● **WHAT NEEDS TO BE DONE**
Looking through the data, please report how many lines contain the string "hipLaunchKernelGGL", giving nothing but the number.

◆ ◆ ◆

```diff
@@ -206,7 +241,7 @@
       constexpr int KEEP = (AHEAD == 2 && rb >= 1 && rb + 1 < NKB) ? 8 : 0;
       wait_vm<KEEP>(res[rb & 1]);
       __syncthreads();
-      AB_MARK(1)
+      AB_MARK(PERSIST && rb == 0 ? 12 : 1)
       constexpr bool HAS_R = rb + 1 < NKB, HAS_D = rb + AHEAD < NKB && rb + AHEAD >= 2, HAS_D1 = rb == 0 && NKB > 1;
       constexpr int NREQ = rb == NKB - 1 ? 16 : 4 + (HAS_D1 ? 8 : 0) + (HAS_D ? 8 : 0);
       auto request = [&](int k) {
@@ -282,8 +317,9 @@
 #pragma unroll
     for (int i = 0; i < NLD; ++i) *reinterpret_cast<float4*>(&Xs[(i * 8 + (tid >> 5)) * LDX + 4 * (tid & 31)]) = st[i];
   }
-  __syncthreads();
-  AB_MARK(5)
+  const int next = tk.next_tile(seq, tkbuf);
+  const bool has_next = PERSIST && next < g.nseq;
+  AB_MARK(PERSIST ? 11 : 5)
 
   float wqf[64];
   {
@@ -303,8 +339,18 @@
       const float4 t = ldg4(b_in + N + h * DH + 8 * j + 4 * hh);
       bk[4 * j + 0] = t.x; bk[4 * j + 1] = t.y; bk[4 * j + 2] = t.z; bk[4 * j + 3] = t.w;
     }
-#pragma unroll
-    for (int rb = 0; rb < NKB; ++rb) {
+    const char* hnext = nullptr;
+    if constexpr (PERSIST) {
+      if (has_next) hnext = reinterpret_cast<const char*>(pro.hc) + seq_token_base(g, next) * 1024;
+    }
+    auto prefetch1 = [&](int k) {
+      int row = 8 * h + k;
+      if (NKB == 1) row = row < len ? row : len - 1;
+      dma_part<false>(hnext + (uint32_t)row * ((uint32_t)tstride * 1024u), (uint32_t)lane * 16u,
+                      lds_addr(Hs) + (uint32_t)((32 + 8 * h + k) * LDHC * 4));
+    };
+    auto kv_block = [&](auto RB, auto PF) {
+      constexpr int rb = decltype(RB)::value;
       const float* xr = &Xs[(rb * 32 + c) * LDX + 4 * hh];
       f32x16 ka = zero16(), va = zero16();
 #pragma unroll
@@ -320,6 +366,13 @@
             ka = mfma32(wkf[4 * (m0 + m) + t], xa[t], ka);
             va = mfma32(xa[t], wvf[4 * (m0 + m) + t], va);
           }
+          if constexpr (decltype(PF)::value) {
+            if ((m0 + m) & 1) {
+              __builtin_amdgcn_sched_barrier(0);
+              prefetch1((m0 + m) >> 1);
+              __builtin_amdgcn_sched_barrier(0);
+            }
+          }
         }
       }
 #pragma unroll
@@ -331,7 +384,15 @@
 #pragma unroll
       for (int r = 0; r < 16; ++r) asm volatile("" : "+a"(kt[rb][r]), "+a"(vv[rb][r]));
       __builtin_amdgcn_sched_barrier(0);
-    }
+    };
+    static_for<NKB>([&](auto RB) {
+      if constexpr (PERSIST && decltype(RB)::value == 0) {
+        if (has_next) kv_block(RB, std::true_type{});
+        else kv_block(RB, std::false_type{});
+      } else {
+        kv_block(RB, std::false_type{});
+      }
+    });
   }
 
   AB_MARK(6)
@@ -538,35 +599,48 @@
     AB_KEEP(qa[15]) AB_KEEP(qb_[15])
     AB_MARK(10)
   }
+  if constexpr (!PERSIST) {
+    break;
+  } else {
+    if (!has_next) {
+      tk.template retire<0>();
+      break;
+    }
+    seq = next;
+    tkbuf ^= 1;
+    fetched0 = true;
+  }
+  }
   AB_END
 }
 
 }
 
 size_t attn_block2_lds_bytes(int nkb, bool pro) {
-  return sizeof(float) * ((size_t)nkb * 32 * LDX + (pro ? 2 * 32 * LDHC : OB_FLOATS) + 512 + 6 * 128);
+  return sizeof(float) * ((size_t)nkb * 32 * LDX + (pro ? 2 * 32 * LDHC : OB_FLOATS) + 512 + 6 * 128 + 4);
 }
 
 int attn_block2_launch(void* stream, const float* x, const float* b_in, const float* b_o, const float* gamma, const float* beta,
-                       float* y1, const SeqGeom& g, const AttnFfnPrologue* pro, const float* wpack) {
+                       float* y1, const SeqGeom& g, const AttnFfnPrologue* pro, const float* wpack, unsigned* queue, int persist_grid) {
   using Kern = void (*)(const float*, const float*, const float*, const float*, const float*, const float*, const float*, float*,
-                        SeqGeom, float, FfnPro2);
+                        SeqGeom, float, FfnPro2, unsigned*);
   const int nkb = (g.len + 31) / 32;
   if (nkb < 1 || nkb > 5 || !wpack) return (int)hipErrorInvalidValue;
   const float scale_log2e = 1.4426950408889634f / sqrtf((float)DH);
   const int dev = current_hip_device();
   Kern kern;
   const bool p = pro != nullptr;
+  const bool persist = p && queue != nullptr && persist_grid > 0;
   switch (nkb) {
-    case 1: kern = p ? attn_block2_kernel<1, true> : attn_block2_kernel<1, false>; break;
-    case 2: kern = p ? attn_block2_kernel<2, true> : attn_block2_kernel<2, false>; break;
-    case 3: kern = p ? attn_block2_kernel<3, true> : attn_block2_kernel<3, false>; break;
-    case 4: kern = p ? attn_block2_kernel<4, true> : attn_block2_kernel<4, false>; break;
-    default: kern = p ? attn_block2_kernel<5, true> : attn_block2_kernel<5, false>; break;
+    case 1: kern = persist ? attn_block2_kernel<1, true, true> : p ? attn_block2_kernel<1, true, false> : attn_block2_kernel<1, false, false>; break;
+    case 2: kern = persist ? attn_block2_kernel<2, true, true> : p ? attn_block2_kernel<2, true, false> : attn_block2_kernel<2, false, false>; break;
+    case 3: kern = persist ? attn_block2_kernel<3, true, true> : p ? attn_block2_kernel<3, true, false> : attn_block2_kernel<3, false, false>; break;
+    case 4: kern = persist ? attn_block2_kernel<4, true, true> : p ? attn_block2_kernel<4, true, false> : attn_block2_kernel<4, false, false>; break;
+    default: kern = persist ? attn_block2_kernel<5, true, true> : p ? attn_block2_kernel<5, true, false> : attn_block2_kernel<5, false, false>; break;
   }
   const size_t lds = attn_block2_lds_bytes(nkb, p);
-  static PerDeviceOnce ready_all[2][6];
-  PerDeviceOnce* ready = ready_all[p ? 1 : 0];
+  static PerDeviceOnce ready_all[3][6];
+  PerDeviceOnce* ready = ready_all[persist ? 2 : p ? 1 : 0];
   if (!ready[nkb].done(dev)) {
     hipError_t e = hipFuncSetAttribute(reinterpret_cast<const void*>(kern), hipFuncAttributeMaxDynamicSharedMemorySize, (int)lds);
     if (e != hipSuccess) return (int)e;
@@ -574,8 +648,9 @@
   }
   FfnPro2 fp{};
   if (p) fp = FfnPro2{pro->hc, pro->wf, pro->bf, pro->g2, pro->b2};
-  hipLaunchKernelGGL(kern, dim3(g.nseq), dim3(256), lds, static_cast<hipStream_t>(stream), x, wpack, b_in, wpack + ATTN_PACK_IN,
-                     b_o, gamma, beta, y1, g, scale_log2e, fp);
+  const int grid = persist ? (g.nseq < persist_grid ? g.nseq : persist_grid) : g.nseq;
+  hipLaunchKernelGGL(kern, dim3(grid), dim3(256), lds, static_cast<hipStream_t>(stream), x, wpack, b_in, wpack + ATTN_PACK_IN,
+                     b_o, gamma, beta, y1, g, scale_log2e, fp, persist ? queue : nullptr);
   return (int)hipGetLastError();
 }
 
diff --git a/speech_separation_amd/csrc/dptnav.hip b/speech_separation_amd/csrc/dptnav.hip
--- a/speech_separation_amd/csrc/dptnav.hip
+++ b/speech_separation_amd/csrc/dptnav.hip
@@ -100,6 +100,7 @@
   bool opt_dgrad_r = true;
   bool opt_dgrad_t = true;
   bool opt_attn_v2 = true;
+  int opt_attn_persist = 1;
   bool opt_fold_tail = true;
   bool opt_wgrad_ride = true;
   bool opt_wgrad2 = true;
@@ -726,8 +727,14 @@
       wpack = pk;
       if (chain & CHAIN_PRO) pro.wf = pk - ATTN_PACK_FLOATS + ATTN_PACK_IN + ATTN_PACK_OUT;
     }
+    unsigned* seq_queue = nullptr;
+    if (c->opt_attn_v2 && !c->opt_split_bf16 && (chain & CHAIN_PRO) && (c->opt_attn_persist > 1 || (c->opt_attn_persist == 1 && geom.nseq > c->num_cus))) {
+      if (run.slot + 1 > QUEUE_SLOTS) return c->fail(DPTNAV_ERR_INVALID, "attention block: ticket counters exhausted");
+      seq_queue = run.take_queue(1);
+    }
     const int rc = (c->opt_attn_v2 && !c->opt_split_bf16)
-                       ? attn_block2_launch(st, x_in, w.in_b, w.out_b, w.ln1_w, w.ln1_b, y1, geom, (chain & CHAIN_PRO) ? &pro : nullptr, wpack)
+                       ? attn_block2_launch(st, x_in, w.in_b, w.out_b, w.ln1_w, w.ln1_b, y1, geom, (chain & CHAIN_PRO) ? &pro : nullptr, wpack, seq_queue,
+                                            c->opt_attn_persist == 1 ? c->num_cus : c->opt_attn_persist)
                        : attn_block_launch(st, x_in, w.in_w, w.in_b, w.out_w, w.out_b, w.ln1_w, w.ln1_b, y1, geom, c->opt_split_bf16,
                                            (chain & CHAIN_PRO) ? &pro : nullptr, wpack);
     if (rc != 0) return c->fail(DPTNAV_ERR_HIP, "attention block: %s", hipGetErrorString((hipError_t)rc));
@@ -2650,6 +2657,7 @@
   }
   else if (k == "fuse_attn") h->opt_fuse_attn = value != 0;
   else if (k == "attn_v2") h->opt_attn_v2 = value != 0;
+  else if (k == "attn_persist" && value >= 0) h->opt_attn_persist = value;
   else if (k == "dgrad_t") h->opt_dgrad_t = value != 0;
   else if (k == "dgrad_r") h->opt_dgrad_r = value != 0;
   else if (k == "gemm_t") h->opt_gemm_t = value != 0;
diff --git a/speech_separation_amd/csrc/vmem_asm.h b/speech_separation_amd/csrc/vmem_asm.h
--- a/speech_separation_amd/csrc/vmem_asm.h
+++ b/speech_separation_amd/csrc/vmem_asm.h
@@ -67,8 +67,9 @@
   unsigned* queue;
   int ntiles;
   bool dyn;
+  int base;
 
-  DEV TicketLoop(int* s_next_, unsigned* queue_, int ntiles_) : ticket_ahead(0), s_next(s_next_), queue(queue_), ntiles(ntiles_), dyn(queue_ != nullptr) {
+  DEV TicketLoop(int* s_next_, unsigned* queue_, int ntiles_) : ticket_ahead(0), s_next(s_next_), queue(queue_), ntiles(ntiles_), dyn(queue_ != nullptr), base(0) {
     if (dyn) {
       if (threadIdx.x == 0) {
         s_next[0] = (int)atomicAdd(queue, 1u);
@@ -78,11 +79,19 @@
       s_next[0] = (int)blockIdx.x;
     }
   }
+  struct StaticFirst {};
+  DEV TicketLoop(int* s_next_, unsigned* queue_, int ntiles_, StaticFirst)
+      : ticket_ahead(0), s_next(s_next_), queue(queue_), ntiles(ntiles_), dyn(queue_ != nullptr), base(queue_ != nullptr ? (int)gridDim.x : 0) {
+    if (threadIdx.x == 0) {
+      s_next[0] = (int)blockIdx.x;
+      if (dyn) asm volatile("s_nop 4\n\tglobal_atomic_add %0, %1, %2, %3 sc0" : "=v"(ticket_ahead) : "v"(0u), "v"(1u), "s"(queue) : "memory");
+    }
+  }
   DEV int first_tile() const { return __builtin_amdgcn_readfirstlane(s_next[0]); }
 
   DEV int next_tile(int tile, int buf) {
     const int tid = threadIdx.x;
-    if (dyn && tid == 0) s_next[buf ^ 1] = ticket_ahead;
+    if (dyn && tid == 0) s_next[buf ^ 1] = ticket_ahead + base;
     __syncthreads();
     const int next = dyn ? __builtin_amdgcn_readfirstlane(s_next[buf ^ 1]) : tile + (int)gridDim.x;
     if (dyn && tid == 0)
```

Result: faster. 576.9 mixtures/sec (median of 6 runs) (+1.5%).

◆ ◆ ◆

● **OUTPUT FOR THIS TASK**
2